Task to carry out: Each line below is to be written out once more, precisely as given.

Available records:
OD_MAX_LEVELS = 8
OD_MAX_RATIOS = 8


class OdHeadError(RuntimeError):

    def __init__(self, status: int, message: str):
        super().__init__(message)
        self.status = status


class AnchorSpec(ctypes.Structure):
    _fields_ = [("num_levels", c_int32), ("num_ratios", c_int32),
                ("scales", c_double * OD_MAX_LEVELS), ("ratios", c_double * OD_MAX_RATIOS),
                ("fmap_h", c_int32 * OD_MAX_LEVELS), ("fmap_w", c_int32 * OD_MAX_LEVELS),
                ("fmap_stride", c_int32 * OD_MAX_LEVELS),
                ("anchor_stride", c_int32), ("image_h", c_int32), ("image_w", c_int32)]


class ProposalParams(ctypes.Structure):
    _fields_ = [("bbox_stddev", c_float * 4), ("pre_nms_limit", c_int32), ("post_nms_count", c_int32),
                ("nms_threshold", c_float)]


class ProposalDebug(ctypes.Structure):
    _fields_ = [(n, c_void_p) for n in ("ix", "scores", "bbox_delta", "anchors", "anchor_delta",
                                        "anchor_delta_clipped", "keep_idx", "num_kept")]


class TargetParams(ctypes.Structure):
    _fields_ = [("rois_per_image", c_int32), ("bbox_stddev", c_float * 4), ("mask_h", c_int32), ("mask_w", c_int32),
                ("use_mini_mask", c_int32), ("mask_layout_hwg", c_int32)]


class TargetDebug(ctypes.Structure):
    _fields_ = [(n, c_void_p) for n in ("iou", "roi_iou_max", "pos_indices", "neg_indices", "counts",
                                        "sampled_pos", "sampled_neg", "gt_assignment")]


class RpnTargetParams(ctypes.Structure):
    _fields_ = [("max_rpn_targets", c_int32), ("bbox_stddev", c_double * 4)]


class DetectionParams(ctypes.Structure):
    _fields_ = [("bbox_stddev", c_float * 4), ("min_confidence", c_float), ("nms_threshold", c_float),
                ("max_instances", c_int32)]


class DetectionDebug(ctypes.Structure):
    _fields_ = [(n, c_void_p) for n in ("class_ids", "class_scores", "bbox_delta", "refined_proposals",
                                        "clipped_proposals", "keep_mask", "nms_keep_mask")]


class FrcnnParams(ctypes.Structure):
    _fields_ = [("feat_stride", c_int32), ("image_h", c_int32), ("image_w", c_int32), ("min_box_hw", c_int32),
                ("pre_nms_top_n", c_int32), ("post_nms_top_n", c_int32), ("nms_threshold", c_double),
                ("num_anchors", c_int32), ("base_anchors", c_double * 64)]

Task result:
OD_MAX_LEVELS = 8
OD_MAX_RATIOS = 8


class OdHeadError(RuntimeError):

    def __init__(self, status: int, message: str):
        super().__init__(message)
        self.status = status


class AnchorSpec(ctypes.Structure):
    _fields_ = [("num_levels", c_int32), ("num_ratios", c_int32),
                ("scales", c_double * OD_MAX_LEVELS), ("ratios", c_double * OD_MAX_RATIOS),
                ("fmap_h", c_int32 * OD_MAX_LEVELS), ("fmap_w", c_int32 * OD_MAX_LEVELS),
                ("fmap_stride", c_int32 * OD_MAX_LEVELS),
                ("anchor_stride", c_int32), ("image_h", c_int32), ("image_w", c_int32)]


class ProposalParams(ctypes.Structure):
    _fields_ = [("bbox_stddev", c_float * 4), ("pre_nms_limit", c_int32), ("post_nms_count", c_int32),
                ("nms_threshold", c_float)]


class ProposalDebug(ctypes.Structure):
    _fields_ = [(n, c_void_p) for n in ("ix", "scores", "bbox_delta", "anchors", "anchor_delta",
                                        "anchor_delta_clipped", "keep_idx", "num_kept")]


class TargetParams(ctypes.Structure):
    _fields_ = [("rois_per_image", c_int32), ("bbox_stddev", c_float * 4), ("mask_h", c_int32), ("mask_w", c_int32),
                ("use_mini_mask", c_int32), ("mask_layout_hwg", c_int32)]


class TargetDebug(ctypes.Structure):
    _fields_ = [(n, c_void_p) for n in ("iou", "roi_iou_max", "pos_indices", "neg_indices", "counts",
                                        "sampled_pos", "sampled_neg", "gt_assignment")]


class RpnTargetParams(ctypes.Structure):
    _fields_ = [("max_rpn_targets", c_int32), ("bbox_stddev", c_double * 4)]


class DetectionParams(ctypes.Structure):
    _fields_ = [("bbox_stddev", c_float * 4), ("min_confidence", c_float), ("nms_threshold", c_float),
                ("max_instances", c_int32)]


class DetectionDebug(ctypes.Structure):
    _fields_ = [(n, c_void_p) for n in ("class_ids", "class_scores", "bbox_delta", "refined_proposals",
                                        "clipped_proposals", "keep_mask", "nms_keep_mask")]


class FrcnnParams(ctypes.Structure):
    _fields_ = [("feat_stride", c_int32), ("image_h", c_int32), ("image_w", c_int32), ("min_box_hw", c_int32),
                ("pre_nms_top_n", c_int32), ("post_nms_top_n", c_int32), ("nms_threshold", c_double),
                ("num_anchors", c_int32), ("base_anchors", c_double * 64)]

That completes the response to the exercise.